Recently, I wrote about a major work we submitted to the Journal of Theoretical Biology: "Patient-calibrated agent-based modelling of ductal carcinoma in situ (DCIS): From microscopic measurements to macroscopic predictions of clinical progression."  

I am pleased to report that our paper has now been accepted.  You can download the accepted preprint here. We also have a lot of supplementary material, including simulation movies, simulation datasets (for 0, 15, 30, adn 45 days of growth), and open source C++ code for postprocessing and visualization.

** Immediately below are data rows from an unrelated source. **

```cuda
int conv_gemm_tc(const void* a_hi, const void* a_lo, long long a_rows, int a_ld, int cin,
                 const void* b_hi, const void* b_lo, int b_rows, int b_ld, int a_fmt, int b_fmt,
                 int N, int H, int W, int taps, int cout, float* out, int out_ld, long long out_rows,
                 int epi, const float* bias, double* stat_sum, double* stat_sq, cudaStream_t stream, const FusedAct* fa,
                 const SplitK* sk) {
  if (sk) {
    long long tiles; int kblocks;
    tile_geometry(N, H, W, taps, cin, cout, &tiles, &kblocks);
    if (fa || epi != EPI_F32) return fail_msg(SSP_ERR_ARG, "conv_gemm_tc: split-K stores plain fp32 partial sums");
    if (sk->splits < 1 || (cin > 0 && (taps == 1 || taps == 9) && sk->splits > kblocks))
      return fail_msg(SSP_ERR_ARG, "ssp_conv_gemm_splitk: splits must be in [1, k-blocks] (taps * ceil(cin / 64))");
    if (!out || ((uintptr_t)out % 16) || (out_ld % 4) || out_ld < cout || (sk->slab_elems % 4))
      return fail_msg(SSP_ERR_ARG, "ssp_conv_gemm_splitk: workspace must be non-null and 16-B aligned, partial_ld % 4 == 0 and >= cout, slab_elems % 4 == 0");
    if (sk->slab_elems < flat_alloc_rows(N, H, W) * (long long)out_ld)
      return fail_msg(SSP_ERR_ARG, "ssp_conv_gemm_splitk: a slab must hold ssp_flat_alloc_rows(N, H, W) * partial_ld elements");
    out_rows = flat_alloc_rows(N, H, W);
  }
  if (fa) {
    if (!fa->scale || !fa->shift || !fa->d_hi || !fa->d_lo || (cout % 32) || (fa->d_ld % 8) || (fa->d_c0 % 8))
      return fail_msg(SSP_ERR_ARG, "conv_gemm_tc: fused BN+activation epilogue needs cout % 32 == 0 and 16-B aligned destination rows");
    epi = EPI_BNACT;
  }
  if (!a_hi || !b_hi || (!out && !fa) || (taps != 1 && taps != 9) || cin <= 0 || cout <= 0) return fail_msg(SSP_ERR_ARG, "conv_gemm_tc: bad argument");
  if ((a_ld % 8) || (b_ld % 8)) return fail_msg(SSP_ERR_ARG, "conv_gemm_tc: leading dimensions must be multiples of 8 elements (16 B)");
  if (epi == EPI_STATS && (cout > kAccCols || !stat_sum || !stat_sq)) return fail_msg(SSP_ERR_ARG, "conv_gemm_tc: statistics need cout <= 1024 and buffers");
  if (epi == EPI_BIAS && !bias) return fail_msg(SSP_ERR_ARG, "conv_gemm_tc: bias missing");
  if (!fa && epi != EPI_F16 && ((out_ld % 4) || ((uintptr_t)out % 16))) return fail_msg(SSP_ERR_ARG, "conv_gemm_tc: output must be 16-B aligned with ld % 4 == 0");
  if (epi == EPI_F16 && ((out_ld % 8) || ((uintptr_t)out % 16))) return fail_msg(SSP_ERR_ARG, "conv_gemm_tc: fp16 output must be 16-B aligned with ld % 8 == 0");
  if (a_fmt != b_fmt) return fail_msg(SSP_ERR_ARG, "conv_gemm_tc: both operands must have the same 16-bit format");
  if (!g_num_sms) {
    g_num_sms = ssp_sm_count();
  }
  ConvTcParams p;
  Geom g{N, H, W};
  p.n_terms = (a_lo && b_lo) ? 3 : 1;
  int bn = ((cout + 31) / 32) * 32;
  if (bn > 64) bn = 128;
  p.bn = bn;
  p.b_bytes = bn * 128;
  p.m_rows = g.m_rows();
  p.store_rows = out_rows;
  p.m_tiles = (int)((p.m_rows + 127) / 128);
  p.n_tiles = (cout + bn - 1) / bn;
  p.kc_per_tap = (cin + 63) / 64;
  p.cin = cin;
  p.taps = taps;
  for (int t = 0; t < 9; t++) p.shifts[t] = (taps == 9) ? ((t / 3) - 1) * g.Wp() + ((t % 3) - 1) : 0;
  p.Wp = g.Wp(); p.HpWp = g.HpWp();
  p.cout = cout;
  p.fmt = a_fmt;
  p.stage_bytes = (p.n_terms == 3 ? 2 : 1) * (kABytes + p.b_bytes);
  const int fixed = 2 * kAccCols * 8 + kStageRowsBytes + 2 * kMaxStages * 8 + 1024;
  int stages = (227 * 1024 - fixed) / p.stage_bytes;
  if (stages > kMaxStages) stages = kMaxStages;
  if (stages < 2) return fail_msg(SSP_ERR_ARG, "conv_gemm_tc: tile does not fit shared memory");
  p.stages = stages;
  p.out = out; p.out_ld = out_ld; p.bias = bias; p.stat_sum = stat_sum; p.stat_sq = stat_sq; p.epi = epi;
  if (fa) p.fa = *fa; else p.fa = FusedAct{nullptr, nullptr, 1.f, nullptr, nullptr, 0, 0};
  p.splits = sk ? sk->splits : 1;
  p.slab_elems = sk ? sk->slab_elems : 0;
  int rc = 0;
  rc |= tmap_2d_16bit(&p.tmA[0], a_hi, (uint64_t)cin, (uint64_t)a_rows, (uint64_t)a_ld, 64, 128, a_fmt == FMT_BF16);
  rc |= tmap_2d_16bit(&p.tmB[0], b_hi, (uint64_t)taps * cin, (uint64_t)b_rows, (uint64_t)b_ld, 64, bn, b_fmt == FMT_BF16);
  if (p.n_terms == 3) {
    rc |= tmap_2d_16bit(&p.tmA[1], a_lo, (uint64_t)cin, (uint64_t)a_rows, (uint64_t)a_ld, 64, 128, a_fmt == FMT_BF16);
    rc |= tmap_2d_16bit(&p.tmB[1], b_lo, (uint64_t)taps * cin, (uint64_t)b_rows, (uint64_t)b_ld, 64, bn, b_fmt == FMT_BF16);
  }
  if (rc) return fail_msg(SSP_ERR_DRIVER, "conv_gemm_tc: cuTensorMapEncodeTiled failed (no driver, or misaligned operand)");
  const int smem_bytes = stages * p.stage_bytes + fixed;
  const int total = p.m_tiles * p.n_tiles;
  const int grid = total < g_num_sms ? total : g_num_sms;
  if (p.n_terms == 3 && p.fmt == FMT_BF16) return fail_msg(SSP_ERR_ARG, "conv_gemm_tc: split (hi/lo) operands must be fp16");
  if (sk) {
    const long long items = (long long)total * sk->splits;
    const int sgrid = items < g_num_sms ? (int)items : g_num_sms;
    return p.n_terms == 3 ? launch_conv_tc<false, 0, 3, true>(p, sgrid, smem_bytes, stream) : launch_conv_tc<false, 0, 1, true>(p, sgrid, smem_bytes, stream);
  }
  if (fa) return p.n_terms == 3 ? launch_conv_tc<true, 0, 3>(p, grid, smem_bytes, stream) : launch_conv_tc<true, 0, 1>(p, grid, smem_bytes, stream);
  if (p.n_terms == 3) return launch_conv_tc<false, 0, 3>(p, grid, smem_bytes, stream);
  return p.fmt == FMT_BF16 ? launch_conv_tc<false, 1, 1>(p, grid, smem_bytes, stream) : launch_conv_tc<false, 0, 1>(p, grid, smem_bytes, stream);
}

}
```

singleshotpose_b200/csrc/ssp_common.cuh:

```cuda
#pragma once
#include <cuda_runtime.h>
#include <cuda_fp16.h>
#include <cuda_bf16.h>
#include <stdint.h>
#include <stdlib.h>

#include "../../include/ssp_b200.h"

#define SSP_CHECK_LAUNCH()                                   \
  do {                                                       \
    cudaError_t e__ = cudaGetLastError();                    \
    if (e__ != cudaSuccess) return ssp::fail_cuda(e__, __FILE__, __LINE__); \
  } while (0)

namespace ssp {

int fail_cuda(cudaError_t e, const char* file, int line);
int fail_msg(int code, const char* msg);

inline int ssp_sm_count() {
  static int n = 0;
  if (!n) {
    int dev = 0; cudaGetDevice(&dev);
    cudaDeviceGetAttribute(&n, cudaDevAttrMultiProcessorCount, dev);
    const char* e = getenv("SSP_SM_LIMIT");
    if (e) { const int l = atoi(e) & ~1; if (l >= 2 && l < n) n = l; }
  }
  return n;
}
enum Fmt16 { FMT_F16 = 0, FMT_BF16 = 1 };
enum { EPI_F32 = 0, EPI_STATS = 1, EPI_BIAS = 2, EPI_BNACT = 4, EPI_F16 = 8 };
struct FusedAct {
  const float* scale; const float* shift; float slope;
  uint16_t* d_hi; uint16_t* d_lo; long long d_ld; int d_c0;
};
struct SplitK { int splits; long long slab_elems; };
struct Geom {
  int N, H, W;
  __host__ __device__ int Wp() const { return W + 1; }
  __host__ __device__ int HpWp() const { return (H + 1) * (W + 1); }
  __host__ __device__ long long m_rows() const { return (long long)N * (H + 1) * (W + 1); }
  __host__ __device__ long long row(int n, int h, int w) const {
    return (long long)n * HpWp() + (long long)(h + 1) * Wp() + (w + 1);
  }
};

__host__ __device__ inline long long flat_alloc_rows(int N, int H, int W) {
  long long m = (long long)N * (H + 1) * (W + 1) + (W + 1) + 2;
  return ((m + 127) / 128) * 128 + 128;
}

__device__ __forceinline__ float cvt16_to_f32(uint16_t v, int fmt) {
  return fmt == FMT_F16 ? __half2float(__ushort_as_half(v)) : __bfloat162float(__ushort_as_bfloat16(v));
}
__device__ __forceinline__ uint16_t cvt_f32_to_16(float f, int fmt) {
  return fmt == FMT_F16 ? __half_as_ushort(__float2half_rn(fminf(fmaxf(f, -65504.f), 65504.f)))
                        : __bfloat16_as_ushort(__float2bfloat16_rn(f));
}
__device__ __forceinline__ void split_f16(float f, uint16_t& hi, uint16_t& lo) {
  __half h = __float2half_rn(f);
  hi = __half_as_ushort(h);
  lo = __half_as_ushort(__float2half_rn(f - __half2float(h)));
}

__device__ __forceinline__ uint32_t smem_u32(const void* p) {
  return static_cast<uint32_t>(__cvta_generic_to_shared(p));
}
__device__ __forceinline__ void mbar_init(uint64_t* bar, uint32_t count) {
  asm volatile("mbarrier.init.shared::cta.b64 [%0], %1;" ::"r"(smem_u32(bar)), "r"(count) : "memory");
}
__device__ __forceinline__ void fence_barrier_init() {
  asm volatile("fence.mbarrier_init.release.cluster;" ::: "memory");
}
__device__ __forceinline__ void fence_proxy_async() {
  asm volatile("fence.proxy.async.shared::cta;" ::: "memory");
}
__device__ __forceinline__ void mbar_expect_tx(uint64_t* bar, uint32_t bytes) {
  asm volatile("mbarrier.arrive.expect_tx.shared::cta.b64 _, [%0], %1;" ::"r"(smem_u32(bar)), "r"(bytes) : "memory");
}
__device__ __forceinline__ void mbar_arrive(uint64_t* bar) {
  asm volatile("mbarrier.arrive.shared::cta.b64 _, [%0];" ::"r"(smem_u32(bar)) : "memory");
}
__device__ __forceinline__ bool mbar_try_wait(uint64_t* bar, uint32_t parity) {
  uint32_t ok;
  asm volatile(
      "{\n\t.reg .pred p;\n\t"
      "mbarrier.try_wait.parity.shared::cta.b64 p, [%1], %2;\n\t"
      "selp.u32 %0, 1, 0, p;\n\t}"
      : "=r"(ok)
      : "r"(smem_u32(bar)), "r"(parity)
      : "memory");
  return ok != 0;
}
__device__ __forceinline__ void mbar_wait(uint64_t* bar, uint32_t parity) {
  uint32_t spins = 0;
  while (!mbar_try_wait(bar, parity)) {
    if (++spins > (1u << 26)) { __trap(); }
  }
}
__device__ __forceinline__ void tma_load_2d(void* smem_dst, const void* tmap, uint64_t* bar, int c0, int c1) {
  asm volatile(
      "cp.async.bulk.tensor.2d.shared::cluster.global.tile.mbarrier::complete_tx::bytes [%0], [%1, {%3, %4}], [%2];"
      ::"r"(smem_u32(smem_dst)), "l"(tmap), "r"(smem_u32(bar)), "r"(c0), "r"(c1)
      : "memory");
}
__device__ __forceinline__ void tma_prefetch_desc(const void* tmap) {
  asm volatile("prefetch.tensormap [%0];" ::"l"(tmap) : "memory");
}
__device__ __forceinline__ void epi_bar() { asm volatile("bar.sync 1, 128;" ::: "memory"); }

__device__ __forceinline__ uint64_t gmma_desc_sw128(uint32_t smem_addr, uint32_t lbo_bytes, uint32_t sbo_bytes) {
  uint64_t d = 0;
  d |= (uint64_t)((smem_addr >> 4) & 0x3FFF);
  d |= (uint64_t)((lbo_bytes >> 4) & 0x3FFF) << 16;
  d |= (uint64_t)((sbo_bytes >> 4) & 0x3FFF) << 32;
  d |= (uint64_t)1 << 62;
  return d;
}
__device__ __forceinline__ uint64_t gmma_desc_k_sw128(uint32_t smem_addr) { return gmma_desc_sw128(smem_addr, 16, 1024); }
__device__ __forceinline__ void wgmma_fence() { asm volatile("wgmma.fence.sync.aligned;" ::: "memory"); }
__device__ __forceinline__ void wgmma_commit() { asm volatile("wgmma.commit_group.sync.aligned;" ::: "memory"); }
template <int N>
__device__ __forceinline__ void wgmma_wait() { asm volatile("wgmma.wait_group.sync.aligned %0;" ::"n"(N) : "memory"); }
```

I discussed the results in detail here, but here's the short version:

  1. We use a mechanistic, agent-based model of individual cancer cells growing in a duct. Cells are moved by adhesive and repulsive forces exchanged with other cells and the basement membrane.  Cell phenotype is controlled by stochastic processes.
  2. We constrained all parameter expected to be relatively independent of patients by a careful analysis of the experimental biological and clinical literature.
  3. We developed the very first patient-specific calibration method, using clinically-accessible pathology.  This is a key point in future patient-tailored predictions and surgical/therapeutic planning. 
  4. The model made numerous quantitative predictions, such as: 
    1. The tumor grows at a constant rate, between 7 to 10 mm/year. This is right in the middle of the range reported in the clinic. 
    2. The tumor's size in mammgraphy is linearly correlated with the post-surgical pathology size.  When we linearly extrapolate our correlation across two orders of magnitude, it goes right through the middle of a cluster of 87 clinical data points.
    3. The tumor necrotic core has an age structuring: with oldest, calcified material in the center, and newest, most intact necrotic cells at the outer edge.  
    4. The appearance of a "typical" DCIS duct cross-section varies with distance from the leading edge; all types of cross-sections predicted by our model are observed in patient pathology. 
  5. The model also gave new insight on the underlying biology of breast cancer, such as: 
    1. The split between the viable rim and necrotic core (observed almost universally in pathology) is not just an artifact, but an actual biomechanical effect from fast necrotic cell lysis.
    2. The constant rate of tumor growth arises from the biomechanical stress relief provided by lysing necrotic cells. This points to the critical role of intracellular and intra-tumoral water transport in determining the qualitative and quantitative behavior of tumors. 
    3. Pyknosis (nuclear degradation in necrotic cells), must occur at a time scale between that of cell lysis (on the order of hours) and cell calcification (on the order of weeks).  
    4. The current model cannot explain the full spectrum of calcification types; other biophysics, such as degradation over a long, 1-2 month time scale, must be at play.
I hope you enjoy this article and find it useful. It is our hope that it will help drive our field from qualitative theory towards quantitative, patient-tailored predictions. 


I want to express my greatest thanks to my co-authors, colleagues, and the editorial staff at the Journal of Theoretical Biology.